**TRY IT**
Filter the listing and keep only the lines with the word "false".

-=-=-

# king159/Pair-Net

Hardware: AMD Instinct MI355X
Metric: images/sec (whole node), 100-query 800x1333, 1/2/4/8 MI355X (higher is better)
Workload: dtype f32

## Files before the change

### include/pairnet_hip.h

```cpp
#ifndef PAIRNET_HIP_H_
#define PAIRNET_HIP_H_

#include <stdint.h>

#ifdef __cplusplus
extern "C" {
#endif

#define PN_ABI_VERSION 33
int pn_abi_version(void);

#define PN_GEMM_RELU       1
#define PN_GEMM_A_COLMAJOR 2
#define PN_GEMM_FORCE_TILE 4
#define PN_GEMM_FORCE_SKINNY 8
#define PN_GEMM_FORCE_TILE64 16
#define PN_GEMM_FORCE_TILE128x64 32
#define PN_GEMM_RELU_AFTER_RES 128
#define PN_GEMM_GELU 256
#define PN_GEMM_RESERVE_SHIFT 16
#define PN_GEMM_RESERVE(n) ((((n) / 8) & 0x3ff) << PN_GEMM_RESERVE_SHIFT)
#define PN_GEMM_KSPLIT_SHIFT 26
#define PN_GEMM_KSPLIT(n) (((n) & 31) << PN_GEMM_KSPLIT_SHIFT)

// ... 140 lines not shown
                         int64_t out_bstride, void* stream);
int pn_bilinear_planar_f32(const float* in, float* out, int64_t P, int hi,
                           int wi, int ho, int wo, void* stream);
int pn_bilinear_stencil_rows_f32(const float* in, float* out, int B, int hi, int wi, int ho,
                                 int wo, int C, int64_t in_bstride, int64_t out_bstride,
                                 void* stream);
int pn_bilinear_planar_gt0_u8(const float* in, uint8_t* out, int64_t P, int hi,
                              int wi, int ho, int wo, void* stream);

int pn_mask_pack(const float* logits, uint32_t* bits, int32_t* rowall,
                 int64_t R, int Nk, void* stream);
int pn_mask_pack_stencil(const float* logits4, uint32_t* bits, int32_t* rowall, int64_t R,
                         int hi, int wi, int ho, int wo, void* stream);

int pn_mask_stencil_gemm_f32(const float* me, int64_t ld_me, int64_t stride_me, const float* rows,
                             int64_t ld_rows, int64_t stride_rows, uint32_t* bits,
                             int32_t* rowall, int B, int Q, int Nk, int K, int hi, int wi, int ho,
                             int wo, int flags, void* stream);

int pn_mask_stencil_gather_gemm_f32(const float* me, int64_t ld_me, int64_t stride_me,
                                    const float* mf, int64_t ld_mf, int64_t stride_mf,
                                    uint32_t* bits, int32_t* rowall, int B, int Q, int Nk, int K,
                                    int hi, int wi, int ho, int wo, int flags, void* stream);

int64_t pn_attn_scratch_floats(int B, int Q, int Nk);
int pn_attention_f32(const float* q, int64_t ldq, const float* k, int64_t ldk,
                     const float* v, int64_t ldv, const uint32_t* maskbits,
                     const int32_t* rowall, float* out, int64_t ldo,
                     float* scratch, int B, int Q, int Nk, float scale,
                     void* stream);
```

-=-=-

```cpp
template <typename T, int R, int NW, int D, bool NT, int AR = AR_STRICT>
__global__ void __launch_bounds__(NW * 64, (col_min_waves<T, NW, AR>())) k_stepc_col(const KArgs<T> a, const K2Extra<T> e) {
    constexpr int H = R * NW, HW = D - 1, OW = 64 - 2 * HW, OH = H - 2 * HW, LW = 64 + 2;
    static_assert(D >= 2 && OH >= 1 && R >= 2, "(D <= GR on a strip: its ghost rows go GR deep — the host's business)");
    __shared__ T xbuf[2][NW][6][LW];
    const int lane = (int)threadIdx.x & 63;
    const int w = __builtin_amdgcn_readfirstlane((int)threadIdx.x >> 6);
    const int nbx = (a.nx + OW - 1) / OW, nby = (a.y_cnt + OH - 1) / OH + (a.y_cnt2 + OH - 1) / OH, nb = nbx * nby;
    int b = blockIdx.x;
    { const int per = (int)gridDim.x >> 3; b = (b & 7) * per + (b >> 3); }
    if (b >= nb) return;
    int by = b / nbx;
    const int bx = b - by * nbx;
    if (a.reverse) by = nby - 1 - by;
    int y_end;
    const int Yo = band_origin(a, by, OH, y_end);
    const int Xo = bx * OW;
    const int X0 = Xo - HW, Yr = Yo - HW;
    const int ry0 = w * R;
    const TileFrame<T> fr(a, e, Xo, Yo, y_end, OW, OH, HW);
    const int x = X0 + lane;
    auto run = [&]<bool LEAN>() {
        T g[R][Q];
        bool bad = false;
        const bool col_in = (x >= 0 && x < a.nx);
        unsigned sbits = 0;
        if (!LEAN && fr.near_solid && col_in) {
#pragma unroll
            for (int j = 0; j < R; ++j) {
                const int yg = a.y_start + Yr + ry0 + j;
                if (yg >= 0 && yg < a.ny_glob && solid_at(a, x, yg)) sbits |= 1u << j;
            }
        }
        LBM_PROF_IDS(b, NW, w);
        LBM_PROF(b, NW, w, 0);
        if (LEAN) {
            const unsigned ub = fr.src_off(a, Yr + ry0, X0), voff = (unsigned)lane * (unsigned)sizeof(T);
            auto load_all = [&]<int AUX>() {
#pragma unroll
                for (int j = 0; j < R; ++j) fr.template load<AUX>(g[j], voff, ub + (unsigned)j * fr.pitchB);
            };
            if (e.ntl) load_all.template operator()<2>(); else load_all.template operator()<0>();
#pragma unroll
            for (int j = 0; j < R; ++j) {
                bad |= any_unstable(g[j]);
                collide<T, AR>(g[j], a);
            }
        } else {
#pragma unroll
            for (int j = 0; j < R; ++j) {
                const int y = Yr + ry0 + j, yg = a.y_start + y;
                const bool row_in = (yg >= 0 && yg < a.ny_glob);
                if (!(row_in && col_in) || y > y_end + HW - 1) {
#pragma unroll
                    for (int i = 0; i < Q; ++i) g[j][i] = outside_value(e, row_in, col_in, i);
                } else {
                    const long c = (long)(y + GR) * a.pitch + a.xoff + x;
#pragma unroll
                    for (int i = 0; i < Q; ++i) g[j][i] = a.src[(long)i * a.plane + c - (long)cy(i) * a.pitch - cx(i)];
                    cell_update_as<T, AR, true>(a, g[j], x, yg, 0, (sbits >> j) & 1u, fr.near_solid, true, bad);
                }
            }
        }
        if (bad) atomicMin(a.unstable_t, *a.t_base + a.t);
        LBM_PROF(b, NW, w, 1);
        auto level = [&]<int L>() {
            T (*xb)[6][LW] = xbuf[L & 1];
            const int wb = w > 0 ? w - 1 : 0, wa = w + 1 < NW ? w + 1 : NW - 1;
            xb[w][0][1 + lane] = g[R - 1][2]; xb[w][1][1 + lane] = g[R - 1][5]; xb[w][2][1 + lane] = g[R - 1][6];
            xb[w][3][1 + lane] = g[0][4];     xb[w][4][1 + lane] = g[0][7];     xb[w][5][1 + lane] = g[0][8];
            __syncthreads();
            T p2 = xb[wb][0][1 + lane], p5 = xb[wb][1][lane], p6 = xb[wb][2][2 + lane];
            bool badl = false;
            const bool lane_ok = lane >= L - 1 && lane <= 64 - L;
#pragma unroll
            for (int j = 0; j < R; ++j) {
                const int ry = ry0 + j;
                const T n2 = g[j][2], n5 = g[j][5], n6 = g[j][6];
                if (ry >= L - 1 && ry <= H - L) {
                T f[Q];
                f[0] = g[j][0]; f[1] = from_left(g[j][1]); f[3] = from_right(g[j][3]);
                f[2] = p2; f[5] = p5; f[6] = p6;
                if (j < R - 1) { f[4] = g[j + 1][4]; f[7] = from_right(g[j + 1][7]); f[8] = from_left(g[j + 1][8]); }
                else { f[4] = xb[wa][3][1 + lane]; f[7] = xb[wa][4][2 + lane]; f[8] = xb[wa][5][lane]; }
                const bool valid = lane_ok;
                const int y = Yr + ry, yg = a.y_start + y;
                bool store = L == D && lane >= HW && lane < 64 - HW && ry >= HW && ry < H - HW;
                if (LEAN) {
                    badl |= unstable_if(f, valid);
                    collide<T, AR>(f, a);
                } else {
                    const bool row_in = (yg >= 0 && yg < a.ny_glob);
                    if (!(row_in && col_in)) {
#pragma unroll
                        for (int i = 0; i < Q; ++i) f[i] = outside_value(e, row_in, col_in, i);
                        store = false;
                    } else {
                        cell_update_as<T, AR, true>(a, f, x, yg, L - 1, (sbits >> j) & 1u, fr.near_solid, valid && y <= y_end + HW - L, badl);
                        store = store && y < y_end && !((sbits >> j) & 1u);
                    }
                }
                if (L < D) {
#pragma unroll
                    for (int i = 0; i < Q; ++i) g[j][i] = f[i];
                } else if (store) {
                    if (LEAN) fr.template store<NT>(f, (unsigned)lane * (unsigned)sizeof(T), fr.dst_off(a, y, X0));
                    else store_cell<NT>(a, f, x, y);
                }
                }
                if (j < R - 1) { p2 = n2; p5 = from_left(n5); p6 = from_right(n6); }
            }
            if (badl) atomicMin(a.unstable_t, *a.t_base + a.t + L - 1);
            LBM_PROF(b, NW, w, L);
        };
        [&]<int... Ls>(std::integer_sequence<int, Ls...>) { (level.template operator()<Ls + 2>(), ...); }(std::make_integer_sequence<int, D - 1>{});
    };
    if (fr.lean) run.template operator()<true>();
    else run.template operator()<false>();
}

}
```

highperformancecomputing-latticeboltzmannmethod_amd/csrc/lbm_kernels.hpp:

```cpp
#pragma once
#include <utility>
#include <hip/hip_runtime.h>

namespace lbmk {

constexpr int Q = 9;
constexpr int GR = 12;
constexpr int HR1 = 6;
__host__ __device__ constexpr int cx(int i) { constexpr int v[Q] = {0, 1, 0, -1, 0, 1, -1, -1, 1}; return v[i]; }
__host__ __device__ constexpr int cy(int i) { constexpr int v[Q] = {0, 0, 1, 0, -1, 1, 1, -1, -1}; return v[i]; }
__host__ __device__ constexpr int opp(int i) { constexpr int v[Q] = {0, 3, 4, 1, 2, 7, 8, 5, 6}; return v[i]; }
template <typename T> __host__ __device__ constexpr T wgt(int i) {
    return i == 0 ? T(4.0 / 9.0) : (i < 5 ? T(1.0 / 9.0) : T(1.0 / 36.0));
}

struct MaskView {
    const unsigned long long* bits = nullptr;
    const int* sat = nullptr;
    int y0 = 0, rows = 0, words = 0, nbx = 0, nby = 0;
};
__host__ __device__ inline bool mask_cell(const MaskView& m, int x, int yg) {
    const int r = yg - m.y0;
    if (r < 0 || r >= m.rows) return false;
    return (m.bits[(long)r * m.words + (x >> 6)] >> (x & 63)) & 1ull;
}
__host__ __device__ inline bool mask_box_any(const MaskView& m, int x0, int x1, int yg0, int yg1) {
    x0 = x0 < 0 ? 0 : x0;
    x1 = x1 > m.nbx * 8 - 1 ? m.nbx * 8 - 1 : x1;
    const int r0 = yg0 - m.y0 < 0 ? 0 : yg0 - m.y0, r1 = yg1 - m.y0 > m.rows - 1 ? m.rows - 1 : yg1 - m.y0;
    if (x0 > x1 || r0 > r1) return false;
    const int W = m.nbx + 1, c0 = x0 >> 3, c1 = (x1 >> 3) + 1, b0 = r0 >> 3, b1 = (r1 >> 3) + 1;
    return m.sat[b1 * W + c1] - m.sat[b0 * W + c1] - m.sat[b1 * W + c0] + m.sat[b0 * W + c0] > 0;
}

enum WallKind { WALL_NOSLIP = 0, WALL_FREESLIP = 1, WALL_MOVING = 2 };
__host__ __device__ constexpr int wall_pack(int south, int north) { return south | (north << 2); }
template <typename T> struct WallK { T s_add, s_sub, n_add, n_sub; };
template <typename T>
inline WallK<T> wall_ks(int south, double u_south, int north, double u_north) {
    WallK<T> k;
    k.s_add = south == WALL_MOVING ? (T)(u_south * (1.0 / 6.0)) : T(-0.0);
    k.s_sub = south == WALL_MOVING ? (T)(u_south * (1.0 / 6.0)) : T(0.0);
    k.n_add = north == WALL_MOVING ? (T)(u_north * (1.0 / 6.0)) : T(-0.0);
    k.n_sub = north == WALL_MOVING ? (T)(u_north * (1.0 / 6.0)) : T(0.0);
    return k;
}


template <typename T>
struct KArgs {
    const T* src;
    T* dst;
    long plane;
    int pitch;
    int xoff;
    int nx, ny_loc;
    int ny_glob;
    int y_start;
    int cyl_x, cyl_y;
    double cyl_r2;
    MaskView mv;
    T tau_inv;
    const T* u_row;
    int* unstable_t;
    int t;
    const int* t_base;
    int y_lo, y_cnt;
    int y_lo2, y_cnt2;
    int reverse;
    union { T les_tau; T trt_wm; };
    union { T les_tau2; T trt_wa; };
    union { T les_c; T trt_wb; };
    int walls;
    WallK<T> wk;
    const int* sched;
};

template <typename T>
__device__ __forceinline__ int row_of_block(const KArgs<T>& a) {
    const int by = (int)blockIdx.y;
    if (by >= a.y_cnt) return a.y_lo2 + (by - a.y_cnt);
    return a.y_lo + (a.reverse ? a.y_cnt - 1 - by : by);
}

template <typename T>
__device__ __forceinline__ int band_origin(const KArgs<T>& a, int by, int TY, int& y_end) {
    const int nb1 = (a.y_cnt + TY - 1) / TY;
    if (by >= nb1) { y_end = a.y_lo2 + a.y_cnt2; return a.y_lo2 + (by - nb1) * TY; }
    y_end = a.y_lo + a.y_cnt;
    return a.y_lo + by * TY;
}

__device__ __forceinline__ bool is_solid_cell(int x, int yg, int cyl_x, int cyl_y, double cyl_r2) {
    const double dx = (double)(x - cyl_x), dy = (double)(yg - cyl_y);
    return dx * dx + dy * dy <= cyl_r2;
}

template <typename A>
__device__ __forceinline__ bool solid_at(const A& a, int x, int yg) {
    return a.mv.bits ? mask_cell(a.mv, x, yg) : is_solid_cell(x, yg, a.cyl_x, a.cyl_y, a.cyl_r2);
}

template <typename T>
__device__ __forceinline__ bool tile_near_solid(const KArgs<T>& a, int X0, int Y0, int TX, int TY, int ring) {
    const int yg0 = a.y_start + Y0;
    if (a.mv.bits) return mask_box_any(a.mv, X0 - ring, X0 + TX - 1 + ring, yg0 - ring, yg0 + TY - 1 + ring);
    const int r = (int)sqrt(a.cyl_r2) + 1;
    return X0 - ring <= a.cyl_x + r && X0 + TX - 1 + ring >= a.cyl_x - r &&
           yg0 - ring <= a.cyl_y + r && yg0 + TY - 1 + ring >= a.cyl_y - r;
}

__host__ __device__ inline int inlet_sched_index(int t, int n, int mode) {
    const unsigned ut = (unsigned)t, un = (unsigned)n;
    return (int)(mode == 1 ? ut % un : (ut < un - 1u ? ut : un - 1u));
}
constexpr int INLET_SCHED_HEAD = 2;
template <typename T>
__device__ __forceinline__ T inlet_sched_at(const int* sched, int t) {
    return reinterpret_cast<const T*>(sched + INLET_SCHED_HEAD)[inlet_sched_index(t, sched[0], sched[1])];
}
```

-=-=-

**RESPONSE BELOW**
        bool bad = false;
            bool badl = false;
                        store = false;
    else run.template operator()<false>();
    if (r < 0 || r >= m.rows) return false;
    if (x0 > x1 || r0 > r1) return false;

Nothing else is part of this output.